To play devil's advocate: isn't this kind of a good thing for privacy though? If everyone routed everyone else's stuff, it will decouple the notion that IP = person.
Although the service seems shady, if everyone did this wouldn't it be for the better? (albeit at cost of slower connections)
Sure, except for the poor soul that was looking for some anonymity, and now has the FBI knocking on her door with a mandate, because a shady service that didn't disclose what it was doing to your connection.
Decoupling IP from people won't happen anytime soon. It's better for law enforcement to just go, seize everything, and deal with the false positives later.
See the long list of "suggestions" for people interested in running their own tor exit node [1]. This is not something you should even think about doing from your personal home, mixed with your own traffic. It's asking for trouble.
You can already decouple the notion that IP = person if you look at public wifi hotspots, where one IP address will typically correspond to hundreds or even thousands of devices owned by the customers of the hotspot's owner (like a Starbucks or McDonald's location) plus (depending on the setup and whether or not the hotspot is on a separate WAN connection) the company's own machines.

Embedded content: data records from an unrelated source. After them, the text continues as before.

__device__ __forceinline__ double py_mod(double v, double w) {
    double m = hm_fmod(v, w);
    if (m != 0) { if ((w < 0) != (m < 0)) m += w; } else m = copysign(0.0, w);
    return m;
}
__device__ __forceinline__ double rs_M(double theta) {
    double phi = py_mod(theta, 2.0 * PI);
    if (phi < -PI) phi += 2.0 * PI;
    if (phi > PI) phi -= 2.0 * PI;
// ... 347 lines not shown
        const double sp = (q == 1 || q == 2) ? -PHI : PHI;
        const double ssp = (q == 1 || q == 2) ? -sPHI : sPHI, csp = cPHI;
        double t = 0, u = 0, v = 0;
        bool ok = false;
        switch (g) {
            case 0: ok = (q == 0 || q == 2) && rs_SLS(sx, sy, sp, t, u, v); break;
            case 1: ok = rs_LSL(sx, sy, sp, ssp, csp, t, u, v); break;
            case 2: ok = rs_LSR(sx, sy, sp, ssp, csp, t, u, v); break;
            case 3: case 4: ok = rs_LRL(sx, sy, sp, ssp, csp, t, u, v); break;
            case 5: ok = rs_LRLRn(sx, sy, sp, ssp, csp, t, u, v); break;
            case 6: ok = rs_LRLRp(sx, sy, sp, ssp, csp, t, u, v); break;
            case 7: case 9: ok = rs_LRSL(sx, sy, sp, ssp, csp, t, u, v); break;
            case 8: case 10: ok = rs_LRSR(sx, sy, sp, ssp, csp, t, u, v); break;
            default: ok = rs_LRSLR(sx, sy, sp, ssp, csp, t, u, v); break;
        }
        ok = ok && live;
        int t0 = TL, t1 = TS, t2_ = TL, t3 = 0, t4 = 0, n = 3;
        double l0 = t, l1 = u, l2 = v, l3 = 0, l4 = 0;
        switch (g) {
            case 0: t0 = TS; t1 = TL; t2_ = TS; break;
            case 1: t0 = TL; t1 = TS; t2_ = TL; break;
            case 2: t0 = TL; t1 = TS; t2_ = TR; break;
            case 3: t0 = TL; t1 = TR; t2_ = TL; break;
            case 4: t0 = TL; t1 = TR; t2_ = TL; l0 = v; l2 = t; break;
            case 5: n = 4; t0 = TL; t1 = TR; t2_ = TL; t3 = TR; l2 = -u; l3 = v; break;
            case 6: n = 4; t0 = TL; t1 = TR; t2_ = TL; t3 = TR; l2 = u; l3 = v; break;
            case 7: n = 4; t0 = TL; t1 = TR; t2_ = TS; t3 = TL; l1 = -hp; l2 = u; l3 = v; break;
            case 8: n = 4; t0 = TL; t1 = TR; t2_ = TS; t3 = TR; l1 = -hp; l2 = u; l3 = v; break;
            case 9: n = 4; t0 = TL; t1 = TS; t2_ = TR; t3 = TL; l0 = v; l1 = u; l2 = -hp; l3 = t; break;
            case 10: n = 4; t0 = TR; t1 = TS; t2_ = TR; t3 = TL; l0 = v; l1 = u; l2 = -hp; l3 = t; break;
            default: n = 5; t0 = TL; t1 = TR; t2_ = TS; t3 = TL; t4 = TR; l1 = -hp; l2 = u; l3 = -hp; l4 = v; break;
        }
        if (q & 1) { l0 = -l0; l1 = -l1; l2 = -l2; l3 = -l3; l4 = -l4; }
        if (q & 2) { t0 = mirror_type(t0); t1 = mirror_type(t1); t2_ = mirror_type(t2_); t3 = mirror_type(t3); t4 = mirror_type(t4); }
        if (n < 4) { t3 = 0; l3 = 0; }
        if (n < 5) { t4 = 0; l4 = 0; }
        const int code = pack_types(t0, t1, t2_, t3, t4, n);
        double L = 0;
        L = L + fabs(l0); L = L + fabs(l1); L = L + fabs(l2);
        if (n > 3) L = L + fabs(l3);
        if (n > 4) L = L + fabs(l4);

        bool dup = false;
        if (g == 4 || g == 6) {
            const double a0 = (q & 2) ? quad_get<2>(p0) : quad_get<0>(p0), a1 = (q & 2) ? quad_get<2>(p1) : quad_get<0>(p1);
            const double a2 = (q & 2) ? quad_get<2>(p2) : quad_get<0>(p2), a3 = (q & 2) ? quad_get<2>(p3) : quad_get<0>(p3);
            const int ak = (q & 2) ? quad_get<2>((int)pk) : quad_get<0>((int)pk);
            const double b0 = (q & 2) ? quad_get<3>(p0) : quad_get<1>(p0), b1 = (q & 2) ? quad_get<3>(p1) : quad_get<1>(p1);
            const double b2 = (q & 2) ? quad_get<3>(p2) : quad_get<1>(p2), b3 = (q & 2) ? quad_get<3>(p3) : quad_get<1>(p3);
            const int bk = (q & 2) ? quad_get<3>((int)pk) : quad_get<1>((int)pk);
            dup = (ak && rs_dup(n, a0, a1, a2, a3, 0, l0, l1, l2, l3, l4)) || (bk && rs_dup(n, b0, b1, b2, b3, 0, l0, l1, l2, l3, l4));
        }
        bool kept = ok && !dup && !(L >= MAX_LENGTH) && !(q & 1);
        {
            const double e0 = (q & 2) ? quad_get<2>(l0) : quad_get<0>(l0), e1 = (q & 2) ? quad_get<2>(l1) : quad_get<0>(l1);
            const double e2 = (q & 2) ? quad_get<2>(l2) : quad_get<0>(l2), e3 = (q & 2) ? quad_get<2>(l3) : quad_get<0>(l3);
            const double e4 = (q & 2) ? quad_get<2>(l4) : quad_get<0>(l4);
            const int ek = (q & 2) ? quad_get<2>((int)kept) : quad_get<0>((int)kept);
            if (q & 1) kept = ok && !dup && !(ek && rs_dup(n, e0, e1, e2, e3, e4, l0, l1, l2, l3, l4)) && !(L >= MAX_LENGTH);
        }
        const double Lm = L / MAXC;
        if (live) rec[RS_REC_KEYS + 4 * g + q] = kept ? Lm : -1.0;
        if (kept) {
            RsWord* w = words + 4 * g + q;
            w->len[0] = l0; w->len[1] = l1; w->len[2] = l2; w->len[3] = l3; w->len[4] = l4;
            w->Lm = Lm; w->code = code; w->n = n;
        }
        p0 = l0; p1 = l1; p2 = l2; p3 = l3; pk = kept;
    }
}

__global__ __launch_bounds__(64) void k_rs_segs(RsParams p) {
    set_wave_prio(p.prio_front);
    __shared__ double keyl[8][RS_WORDS_PER_SCENE];
    __shared__ double prl[8][RS_WORDS_PER_SCENE];
    __shared__ unsigned char hidl[8][RS_WORDS_PER_SCENE];
    __shared__ unsigned char ordl[8][RS_WORDS_PER_SCENE];
    __shared__ int ntl[8];
    __shared__ double hdrl[8][8];
    const int lane = threadIdx.x, ls = lane >> 3, k0 = lane & 7;
    const int qi = blockIdx.x * 8 + ls;
    const int qs = qi < p.max_queue ? qi : p.max_queue - 1;
    const int entry = p.rs_list[qs];
    const int scene = rs_list_scene(entry);
    double* rec = p.rs_rec + (size_t)(p.slot_base + p.slot_dir * qs) * RS_REC_DOUBLES;
    const int count = *p.rs_count;
    if ((int)blockIdx.x * 8 >= count) return;
    const bool live = qi < count;
    double keyv[RS_WORDS_PER_SCENE / 8];
#pragma unroll
    for (int j = 0; j < RS_WORDS_PER_SCENE / 8; j++) keyv[j] = live ? rec[RS_REC_KEYS + 8 * j + k0] : -1.0;
    const double* in = p.rs_in + (size_t)qs * RS_IN_WORDS;
    double hdr = 0.0;
    int hdr_n = 0;
    if (k0 < 3) hdr = in[k0];
    else if (k0 < 7) hdr = in[k0];
    else hdr_n = rs_list_n_obst(entry);
    unsigned long long keptm = 0;
#pragma unroll
    for (int j = 0; j < RS_WORDS_PER_SCENE / 8; j++) {
        const double key = live ? keyv[j] : -1.0;
        keyl[ls][8 * j + k0] = key;
        keptm |= ((__ballot(key >= 0.0) >> (8 * ls)) & 0xffull) << (8 * j);
    }
    __syncthreads();
    if (live && k0 == 0) {
        double* pr = prl[ls];
        unsigned char* hid = hidl[ls];
        int hn = 0;
        for (unsigned long long m = keptm; m; m &= m - 1) {
            const int c = __ffsll((long long)m) - 1;
            const double pv = keyl[ls][c];
            int i = hn++;
            pr[i] = pv; hid[i] = (unsigned char)c;
            while (i) {
                const int parent = (i - 1) >> 1;
                if (pr[parent] < pr[i]) break;
                const double tp = pr[i]; pr[i] = pr[parent]; pr[parent] = tp;
                const unsigned char ti = hid[i]; hid[i] = hid[parent]; hid[parent] = ti;
                i = parent;
            }
        }
        const int n_kept = hn;
        int no = 0;
        double lmin = 0;
        while (hn > 0) {
            const double lm = pr[0];
            if (no == 0) lmin = lm;
            if (lm > 1.6 * lmin && no + 1 > 2) break;
            ordl[ls][no++] = hid[0];
            if (hn == 1) { hn = 0; break; }
            hn--;
            pr[0] = pr[hn]; hid[0] = hid[hn];
            int i = 0;
            for (;;) {
                const int l = (i << 1) + 1, r = (i + 1) << 1;
                int low = (l < hn && pr[l] < pr[i]) ? l : i;
                if (r < hn && pr[r] < pr[low]) low = r;
                if (low == i) break;
                const double tp = pr[i]; pr[i] = pr[low]; pr[low] = tp;
                const unsigned char ti = hid[i]; hid[i] = hid[low]; hid[low] = ti;
                i = low;
            }
        }
        ntl[ls] = no;
        ((int2*)rec)[1] = make_int2(n_kept, no);
    }
    if (live) {
        if (k0 < 7) rec[2 + k0] = hdr;
        else ((int2*)rec)[0] = make_int2(scene, hdr_n);
        hdrl[ls][k0] = hdr;
    }
    __syncthreads();
    if (!live) return;
    const int n_test = ntl[ls];
    const unsigned char* order = ordl[ls];
    const double q0w = hdrl[ls][2];
    double sq0, cq0;
    hm_sincos(q0w, &sq0, &cq0);
    const double fq0x = hdrl[ls][0] - hdrl[ls][3], fq0y = hdrl[ls][1] - hdrl[ls][5];
    for (int k = k0; k < n_test; k += 8) {
        const double* W = rec + RS_REC_WORDS + 8 * (int)order[k];
        double len[5];
#pragma unroll
        for (int i = 0; i < 5; i++) len[i] = W[i];
        const double w6 = W[6];
        const int code = __double2loint(w6), nseg = __double2hiint(w6);
        double* tb = rec + RS_REC_SEGS + RS_SEG_TABLE * k;
        double ox = 0, oy = 0, hy = 0;
#pragma unroll
        for (int i = 0; i < 5; i++) {
            if (i < nseg) {
                const int m = type_of(code, i);
                const double l = len[i];
                double s_oy, c_oy;
                hm_sincos(hy, &s_oy, &c_oy);
                double* sp_ = tb + RS_SEGW * i;
                sp_[0] = ox; sp_[1] = oy; sp_[2] = hy; sp_[3] = c_oy; sp_[4] = s_oy; sp_[5] = (double)m; sp_[6] = l;
                if (i == 0) sp_[7] = w6;
                {
// ... 506 lines not shown
    const double r0 = lane < RS_REC_HDR ? rec[lane] : 0.0;
    const double* tables = rec + RS_REC_SEGS;
    {
        typedef __attribute__((address_space(3))) void* lds_ptr;
        const double2* t2 = (const double2*)tables;
        __builtin_amdgcn_global_load_lds((const void*)(t2 + lane), (lds_ptr)tabs, 16, 0, 0);
        if (lane < 2 * RS_SEG_TABLE - WAVE) __builtin_amdgcn_global_load_lds((const void*)(t2 + WAVE + lane), (lds_ptr)(tabs + 2 * WAVE), 16, 0, 0);
        const float4* gfv = p.fverts + (size_t)scene * p.max_obst * 2;
        const float4* gfb = p.fbox + (size_t)scene * p.max_obst;
        const uint32_t* gfl = (const uint32_t*)(p.eflag + (size_t)scene * eflag_stride(p.max_obst));
        float4* lfv = (float4*)fv;
        for (int base = 0; base < 2 * n_obst; base += WAVE)
            if (base + lane < 2 * n_obst) __builtin_amdgcn_global_load_lds((const void*)(gfv + base + lane), (lds_ptr)(lfv + base), 16, 0, 0);
        for (int base = 0; base < n_obst; base += WAVE)
            if (base + lane < n_obst) __builtin_amdgcn_global_load_lds((const void*)(gfb + base + lane), (lds_ptr)(fbox + base), 16, 0, 0);
        for (int base = 0; 4 * base < n_obst; base += WAVE)
            if (4 * (base + lane) < n_obst) __builtin_amdgcn_global_load_lds((const void*)(gfl + base + lane), (lds_ptr)((uint32_t*)eflag + base), 4, 0, 0);
    }
    asm volatile("s_waitcnt vmcnt(0)" ::: "memory");
    const int n_paths = __builtin_amdgcn_readlane(__double2hiint(r0), 1);
    if (n_paths == 0) return;
    const float fxmax = (float)(readlane_d(r0, 6) - readlane_d(r0, 5)), fymax = (float)(readlane_d(r0, 8) - readlane_d(r0, 7));
    lsync();
    const unsigned long long condemned = screen_words<TIMING>(lane, n_paths, n_obst, tables, tabs, pq, cand, fv, fbox, eflag, fxmax, fymax, tsec);
    if (lane == 0) {
        ((unsigned long long*)rec)[9] = condemned;
        if (condemned != ((1ull << n_paths) - 1)) p.surv_list[atomicAdd(p.surv_count, 1)] = make_int2(qidx, entry);
    }
}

This, come to think of it, sounds like a more ideal approach to creating exit nodes (whether for Tor, a more traditional VPN, etc.). Some low-profile innocuous-looking wall wart - perhaps with USB ports to double as a USB charging station, or some other "clever" disguise - could really be an "exit-node-in-a-box", relaying Tor users through public wifi hotspots in restaurants, hospitals, etc. I reckon this will be more prevalent if any jurisdictions start doing silly things like holding people liable for what their computers emit when they run exit nodes (or - worse - ban Tor, VPNs, etc. outright).
It provides plausible deniability. It wasn't me, it was Hola.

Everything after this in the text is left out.